I started writing in my journal. I figure that would help me sleep. But nope, it didn’t. I wrote out my “suicide note” in my journal so in case someone reads it should I die they know they aren’t to blame for my death. I have tried everything I could to keep going but the pain is just too much. I just keep on taking pills left and right and that is not the kind of life I want to live. It’s bad enough this pain took away my jobs, my walking ability, basically my dignity. And still no one knows why I am in pain. Some docs have given me the elusive diagnosis of “complex regional pain syndrome” but I don’t fully meet the criteria for that because I don’t have color changes. I just have pain. All the damn time. And it’s worse at night so no doc can see what it is when I am not in the office during the day because that is not when I have pain.

My psychosis is not helping. I skipped a couple of doses and it caused the symptoms to return. Part of it is because my doc wants me on 1 dose a day but I need 2 a day to get relief. So I have this battle with the voices about taking my meds and it isn’t pretty. Mostly the battle is just take the bottle rather than a couple of pills. They don’t understand that by doing so, I might die. But they don’t care. Since when do auditory hallucinations care what you do when they command you to do something? They just want you to obey them. It’s gotten better now that I am back at 2 a day. I still get paranoid though. There was a guy at Starbucks today that was really antsy. I thought he could read what I was writing in my journal. Honestly, anyone that can read my handwriting, I give credit to. It’s complete chicken scratch.

My strong pain pills is ready to be picked up. I will head into Boston tomorrow and get it. I hope there isn’t a problem in the pharmacy.
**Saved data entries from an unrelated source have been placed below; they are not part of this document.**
__device__ __forceinline__ unsigned short f2bf(float f) { return jat_f2op(f); }
__device__ __forceinline__ uint2 pack4(float a, float b, float c, float d) {
  uint2 r;
  r.x = jat_pack2(a, b);
  r.y = jat_pack2(c, d);
  return r;
}
// ... 1042 lines not shown
  const int tiles_m = p.M / BM, tiles_n = p.N / BN, ntiles = tiles_m * tiles_n;
  const int nk = p.K / 64;
  auto coords = [&](int v, int& m0, int& n0) {
    const int q = ntiles >> 3, r = ntiles & 7, xcd = v & 7;
    const int id = (xcd < r ? xcd * (q + 1) : r * (q + 1) + (xcd - r) * q) + (v >> 3);
    constexpr int GROUP = 8;
    const int per_group = GROUP * tiles_n;
    const int first_m = (id / per_group) * GROUP;
    const int gsz = min(tiles_m - first_m, GROUP);
    const int in_g = id % per_group;
    m0 = (first_m + in_g % gsz) * BM;
    n0 = (in_g / gsz) * BN;
  };
  const int srow = lane >> 3, schunk = (lane & 7) ^ srow;
  const int frow = lane & 15, fg = lane >> 4;
  const int a_row_off = (wm * TM * 16 + frow) * 128;
  const int b_row_off = (wn * TN * 16 + frow) * 128;
  const int coff0 = ((0 + fg) ^ (frow & 7)) * 16, coff1 = ((4 + fg) ^ (frow & 7)) * 16;
  unsigned oa0[CA0], oa1[CA1], ob0[CB0], ob1[CB1];
  int la0[CA0], la1[CA1], lb0[CB0], lb1[CB1];
  auto piece_row = [&](int q, int per, int tiles, int first) {
    const int w = q / per, in = q - w * per;
    return w * tiles * 16 + first * 16 + in * 8;
  };
#pragma unroll
  for (int j = 0; j < CA0; ++j) {
    const int r = piece_row(min(wave + 8 * j, PA0 - 1), TMa * 2, TM, 0);
    oa0[j] = (unsigned)((r + srow) * (int)p.lda * 2 + schunk * 16);
    la0[j] = r * 128;
  }
#pragma unroll
  for (int j = 0; j < CA1; ++j) {
    const int r = piece_row(min(wave + 8 * j, PA1 - 1), TMb * 2, TM, TMa);
    oa1[j] = (unsigned)((r + srow) * (int)p.lda * 2 + schunk * 16);
    la1[j] = r * 128;
  }
#pragma unroll
  for (int j = 0; j < CB0; ++j) {
    const int r = piece_row(min(wave + 8 * j, PB0 - 1), TNa * 2, TN, 0);
    ob0[j] = (unsigned)((r + srow) * (int)p.ldw * 2 + schunk * 16);
    lb0[j] = A_BYTES + r * 128;
  }
#pragma unroll
  for (int j = 0; j < CB1; ++j) {
    const int r = piece_row(min(wave + 8 * j, PB1 - 1), TNb * 2, TN, TNa);
    ob1[j] = (unsigned)((r + srow) * (int)p.ldw * 2 + schunk * 16);
    lb1[j] = A_BYTES + r * 128;
  }
  const char *a_base, *b_base;
  auto dma_a0 = [&](int st, int kt) {
#pragma unroll
    for (int j = 0; j < CA0; ++j)
      __builtin_amdgcn_global_load_lds((const void*)(a_base + kt * 128 + oa0[j]), (lds_ptr_t)(smem + st * STAGE + la0[j]), 16, 0, 0);
  };
  auto dma_a1 = [&](int st, int kt) {
#pragma unroll
    for (int j = 0; j < CA1; ++j)
      __builtin_amdgcn_global_load_lds((const void*)(a_base + kt * 128 + oa1[j]), (lds_ptr_t)(smem + st * STAGE + la1[j]), 16, 0, 0);
  };
  auto dma_b0 = [&](int st, int kt) {
#pragma unroll
    for (int j = 0; j < CB0; ++j)
      __builtin_amdgcn_global_load_lds((const void*)(b_base + kt * 128 + ob0[j]), (lds_ptr_t)(smem + st * STAGE + lb0[j]), 16, 0, 0);
  };
  auto dma_b1 = [&](int st, int kt) {
#pragma unroll
    for (int j = 0; j < CB1; ++j)
      __builtin_amdgcn_global_load_lds((const void*)(b_base + kt * 128 + ob1[j]), (lds_ptr_t)(smem + st * STAGE + lb1[j]), 16, 0, 0);
  };
  auto dma_tile = [&](int st, int kt) { dma_a0(st, kt); dma_b0(st, kt); dma_b1(st, kt); dma_a1(st, kt); };
  auto dma_x = [&](int m0, int n0) {
    {
      const int q = wave % XB_PIECES;
      const int foff = min(q * 256, BN - 256);
      const float* src = (p.bias ? p.bias + n0 : (const float*)p.W) + foff + lane * 4;
      __builtin_amdgcn_global_load_lds((const void*)src, (lds_ptr_t)(smem + XB_OFF + foff * 4), 16, 0, 0);
    }
#pragma unroll
    for (int j = 0; j < CXP; ++j) {
      const int q = min(wave + 8 * j, XP_PIECES - 1);
      const float* src = (p.rs_part ? p.rs_part + (int64_t)m0 * 16 : (const float*)p.A) + q * 256 + lane * 4;
      __builtin_amdgcn_global_load_lds((const void*)src, (lds_ptr_t)(smem + XP_OFF + q * 1024), 16, 0, 0);
    }
  };

  f32x4 acc[TM][TN];
  bf16x8 fa[2][TMa], fb[2][TNa];
  auto rd_a = [&](int st, int i0, int cnt) {
    const char* sA = smem + st * STAGE + a_row_off + i0 * 2048;
#pragma unroll
    for (int i = 0; i < TMa; ++i)
      if (i < cnt) {
        fa[0][i] = *(const bf16x8*)(sA + i * 2048 + coff0);
        fa[1][i] = *(const bf16x8*)(sA + i * 2048 + coff1);
      }
  };
  auto rd_b = [&](int st, int j0, int cnt) {
    const char* sB = smem + st * STAGE + A_BYTES + b_row_off + j0 * 2048;
#pragma unroll
    for (int j = 0; j < TNa; ++j)
      if (j < cnt) {
        fb[0][j] = *(const bf16x8*)(sB + j * 2048 + coff0);
        fb[1][j] = *(const bf16x8*)(sB + j * 2048 + coff1);
      }
  };
#define JAT_Q(I0, IC, J0, JC)                                                                                   \
  _Pragma("unroll") for (int ks = 0; ks < 2; ++ks)                                                              \
  _Pragma("unroll") for (int i = 0; i < (IC); ++i)                                                              \
  _Pragma("unroll") for (int j = 0; j < (JC); ++j)                                                              \
    acc[(I0) + i][(J0) + j] = JAT_MFMA_16x16x32(fb[ks][j], fa[ks][i], acc[(I0) + i][(J0) + j], 0, 0, 0);
#define JAT_LOAD_END()                              \
  asm volatile("s_waitcnt lgkmcnt(0)" ::: "memory"); \
  __builtin_amdgcn_sched_barrier(0);                \
  __builtin_amdgcn_s_barrier();                     \
  __builtin_amdgcn_s_setprio(1);
#define JAT_MMA_END()                 \
  __builtin_amdgcn_s_setprio(0);      \
  __builtin_amdgcn_sched_barrier(0);  \
  __builtin_amdgcn_s_barrier();
  auto kloop = [&]() __attribute__((always_inline)) {
#pragma unroll
    for (int i = 0; i < TM; ++i)
#pragma unroll
      for (int j = 0; j < TN; ++j) acc[i][j] = f32x4{0.f, 0.f, 0.f, 0.f};
    __builtin_amdgcn_s_barrier();
    if (grp == 1) __builtin_amdgcn_s_barrier();
    auto ktile = [&](int t, int st) __attribute__((always_inline)) {
      const bool more2 = t + 2 < nk;
      const bool more1 = t >= 1 && t + 1 < nk;
      rd_b(st, 0, TNa);
      __builtin_amdgcn_sched_barrier(0);
      rd_a(st, 0, TMa);
      if (more1) dma_b0(st ^ 1, t + 1);
      JAT_LOAD_END()
      JAT_Q(0, TMa, 0, TNa)
      JAT_MMA_END()
      rd_b(st, TNa, TNb);
      if (more2) dma_a0(st, t + 2);
      JAT_LOAD_END()
      JAT_Q(0, TMa, TNa, TNb)
      JAT_MMA_END()
      rd_a(st, TMa, TMb);
      if (more2) dma_b1(st, t + 2);
      JAT_LOAD_END()
      JAT_Q(TMa, TMb, TNa, TNb)
      JAT_MMA_END()
      rd_b(st, 0, TNa);
      if (more2) {
        dma_a1(st, t + 2);
        asm volatile("s_waitcnt vmcnt(%0)" ::"n"(CA0 + CB1 + CA1) : "memory");
      } else {
        asm volatile("s_waitcnt vmcnt(0)" ::: "memory");
      }
      JAT_LOAD_END()
      JAT_Q(TMa, TMb, 0, TNa)
      JAT_MMA_END()
    };
    for (int t = 0; t < nk; t += 2) {
      ktile(t, 0);
      if (t + 1 < nk) ktile(t + 1, 1);
    }
    if (grp == 0) __builtin_amdgcn_s_barrier();
  };
#undef JAT_Q
#undef JAT_LOAD_END
#undef JAT_MMA_END

  const float invk = 1.0f / (float)p.K;
  const unsigned sl0 = (unsigned)(uintptr_t)(lds_ptr_t)(smem + STAGE + wave * (2 * SLAB));
  const unsigned sl1 = sl0 + SLAB;
  const unsigned wslab = frow * RS + fg * 8;
  int rowt[NCH], soff[NCH], goff[NCH];
#pragma unroll
  for (int t = 0; t < NCH; ++t) {
    const int c = lane + 64 * t;
    rowt[t] = c / CPR;
    const int cc = c - rowt[t] * CPR;
    soff[t] = min(rowt[t], 15) * RS + cc * 16;
    goff[t] = rowt[t] * (int)p.ldo * 2 + cc * 16;
  }
  auto epilogue = [&](int m0, int n0, auto&& prefetch) __attribute__((always_inline)) {
    float rstd[TM];
    float4 bb[TN];
#pragma unroll
    for (int i = 0; i < TM; ++i) {
      rstd[i] = 1.0f;
      if (p.rs_part) {
        const char* rp = smem + XP_OFF + (wm * TM * 16 + i * 16 + frow) * 64;
        const float4 c0 = *(const float4*)rp, c1 = *(const float4*)(rp + 16), c2 = *(const float4*)(rp + 32), c3 = *(const float4*)(rp + 48);
        const float s0 = (c0.x + c0.y) + (c0.z + c0.w), s1 = (c1.x + c1.y) + (c1.z + c1.w);
        const float s2 = (c2.x + c2.y) + (c2.z + c2.w), s3 = (c3.x + c3.y) + (c3.z + c3.w);
        rstd[i] = rsqrtf(((s0 + s1) + (s2 + s3)) * invk + 1e-6f);
      }
    }
#pragma unroll
    for (int j = 0; j < TN; ++j)
      bb[j] = p.bias ? *(const float4*)(smem + XB_OFF + (wn * TN * 16 + j * 16 + fg * 4) * 4) : float4{0.f, 0.f, 0.f, 0.f};
    asm volatile("s_waitcnt lgkmcnt(0)" ::: "memory");
    __builtin_amdgcn_sched_barrier(0);
    __builtin_amdgcn_s_barrier();
    prefetch();
    char* const obase = (char*)p.out + ((int64_t)(m0 + wm * TM * 16) * p.ldo + n0 + wn * TN * 16) * 2;
    u32x4 raw[NCH];
    auto vwrite = [&](auto gc, auto kc) __attribute__((always_inline)) {
      constexpr int g = decltype(gc)::value, k = decltype(kc)::value;
      constexpr int NJ = (2 * k + 1 < TN) ? 2 : 1;
      f32x2 h[2 * NJ];
#pragma unroll
      for (int jj = 0; jj < NJ; ++jj) {
        const f32x4 v = acc[g][2 * k + jj] * rstd[g];
        h[2 * jj] = f32x2{v[0] + bb[2 * k + jj].x, v[1] + bb[2 * k + jj].y};
        h[2 * jj + 1] = f32x2{v[2] + bb[2 * k + jj].z, v[3] + bb[2 * k + jj].w};
      }
      if constexpr (EPI == EPI_BF16_GELU) gelu_erf_n<2 * NJ>(h);
#pragma unroll
      for (int jj = 0; jj < NJ; ++jj) {
        const uint2 pk = pack4(h[2 * jj][0], h[2 * jj][1], h[2 * jj + 1][0], h[2 * jj + 1][1]);
        const unsigned long long pk64 = (unsigned long long)pk.x | ((unsigned long long)pk.y << 32);
        const unsigned waddr = (g & 1 ? sl1 : sl0) + wslab + ((2 * k + jj) * 32);
        asm volatile("ds_write_b64 %0, %1" ::"v"(waddr), "v"(pk64) : "memory");
      }
    };
    auto sread = [&](auto gc) __attribute__((always_inline)) {
      constexpr int g = decltype(gc)::value;
      static_for<0, NCH>([&](auto tc) __attribute__((always_inline)) {
        constexpr int t = decltype(tc)::value;
        const unsigned raddr = (g & 1 ? sl1 : sl0) + soff[t];
        u32x4 r;
        asm volatile("ds_read_b128 %0, %1" : "=v"(r) : "v"(raddr) : "memory");
        raw[t] = r;
      });
    };
    auto swait = [&]() __attribute__((always_inline)) {
      asm volatile("s_waitcnt lgkmcnt(0)" ::: "memory");
      static_for<0, NCH>([&](auto tc) __attribute__((always_inline)) {
        u32x4 r = raw[decltype(tc)::value];
        asm volatile("" : "+v"(r));
        raw[decltype(tc)::value] = r;
      });
    };
    auto gstore = [&](auto gc, auto tc) __attribute__((always_inline)) {
      constexpr int g = decltype(gc)::value, t = decltype(tc)::value;
      if (rowt[t] < 16) *(u32x4*)(obase + (int64_t)g * 16 * p.ldo * 2 + goff[t]) = raw[t];
    };
    constexpr int NK2 = (TN + 1) / 2;
    static_assert(NK2 >= NCH, "one store slot per vector-work step");
    static_for<0, NK2>([&](auto kc) __attribute__((always_inline)) { vwrite(std::integral_constant<int, 0>{}, kc); });
    static_for<1, TM>([&](auto gc) __attribute__((always_inline)) {
      constexpr int g = decltype(gc)::value;
      sread(std::integral_constant<int, g - 1>{});
      static_for<0, NK2>([&](auto kc) __attribute__((always_inline)) {
        constexpr int k = decltype(kc)::value;
        __builtin_amdgcn_sched_barrier(0);
        vwrite(gc, kc);
        __builtin_amdgcn_sched_barrier(0);
        if constexpr (k == 0) swait();
        if constexpr (k < NCH) gstore(std::integral_constant<int, g - 1>{}, kc);
      });
      __builtin_amdgcn_sched_barrier(0);
    });
    sread(std::integral_constant<int, TM - 1>{});
    swait();
    static_for<0, NCH>([&](auto tc) __attribute__((always_inline)) { gstore(std::integral_constant<int, TM - 1>{}, tc); });
  };

  const int v0 = blockIdx.x, v1 = blockIdx.x + gridDim.x;
  const bool two = v1 < ntiles;
  int m0, n0, m1 = 0, n1 = 0;
  coords(v0, m0, n0);
  if (two) coords(v1, m1, n1);
  a_base = (const char*)(p.A + (int64_t)m0 * p.lda);
  b_base = (const char*)(p.W + (int64_t)n0 * p.ldw);
  dma_x(m0, n0);
  dma_tile(0, 0);
  if (nk > 1) {
    dma_tile(1, 1);
    asm volatile("s_waitcnt vmcnt(%0)" ::"n"(CTILE) : "memory");
  } else {
    asm volatile("s_waitcnt vmcnt(0)" ::: "memory");
  }
  kloop();
  epilogue(m0, n0, [&]() __attribute__((always_inline)) {
    if (two) {
      a_base = (const char*)(p.A + (int64_t)m1 * p.lda);
      b_base = (const char*)(p.W + (int64_t)n1 * p.ldw);
      dma_x(m1, n1);
      dma_tile(0, 0);
    }
  });
  if (!two) return;
  asm volatile("s_waitcnt lgkmcnt(0)" ::: "memory");
  __builtin_amdgcn_sched_barrier(0);
  __builtin_amdgcn_s_barrier();
  if (nk > 1) {
    dma_tile(1, 1);
    asm volatile("s_waitcnt vmcnt(%0)" ::"n"(NST + CTILE) : "memory");
  } else {
    asm volatile("s_waitcnt vmcnt(%0)" ::"n"(NST) : "memory");
  }
  kloop();
  epilogue(m1, n1, [&]() __attribute__((always_inline)) {});
}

All this talk about opioid awareness has me wicked paranoid about filling my prescriptions. I haven’t had a problem but I don’t want there to be. It’s bad enough I have problems with my antipsychotic getting filled because of the new fucking system my hospital has, and that isn’t a controlled substance!

So while I wait for pain meds to make me sleepy or exhausted, I write till I am completely out of words. Insomnia sucks but pain insomnia is worse. One of my new Twitter follows was talking about how CBT (cognitive behavioral therapy) helps those with chronic pain but her insurance doesn’t cover it. I find that very discriminatory. I wish I could help her with it. But I don’t know where she is in the world. Hell, I am even trying to get into a CBT program yet I haven’t been called yet. I was hoping to hear from them by the end of last week and here it is a week later and still no word. I just hope my suicidality doesn’t hold them back. I am always fearful about this. I have had so many therapists deny me their services because of my suicidal history.

I need to go to the grocery store tomorrow to get pumpkin puree so I can make pumpkin cupcakes. I like to bake and I have this new recipe. It looks easy enough. I want to bring them to my therapist when I see her on Tuesday. I also have an appointment with her on Monday. I hope it goes well. She knows that I am suicidal. We have been talking about it for the past couple of weeks. Seems I am more suicidal this time of year than at any other time. She wants me to see me through the new year but I think she is wasting her time with me. I just feel so awful and not sleeping doesn’t help matters.

I had picked a date but I don’t think I will go through with it. There are a few things I haven’t done yet that I want to do before I end things. I was hoping to do it this week but pain stopped me yet again. Next week I will be really busy so the things I need to do will have to be the following week. And again, it all depends on my pain levels to do these things. I hate that I have to be dependent on pain to basically tell me what I can and can’t do. It really sucks.

I remember the last time I visited my cousin in Washington, DC. We went to the Smithsonian and saw a few museums. It was really fun even though my camera wasn’t too cooperative. My leg flared up the next day and I was laid up for most of the weekend. I felt really bad because I couldn’t do anything but put my leg up. Some vacation that was. I stood too long and it just flared up pain in my ankle, much like it’s doing tonight, except I didn’t stand too much today. I did go up and down the stairs a few too many times though.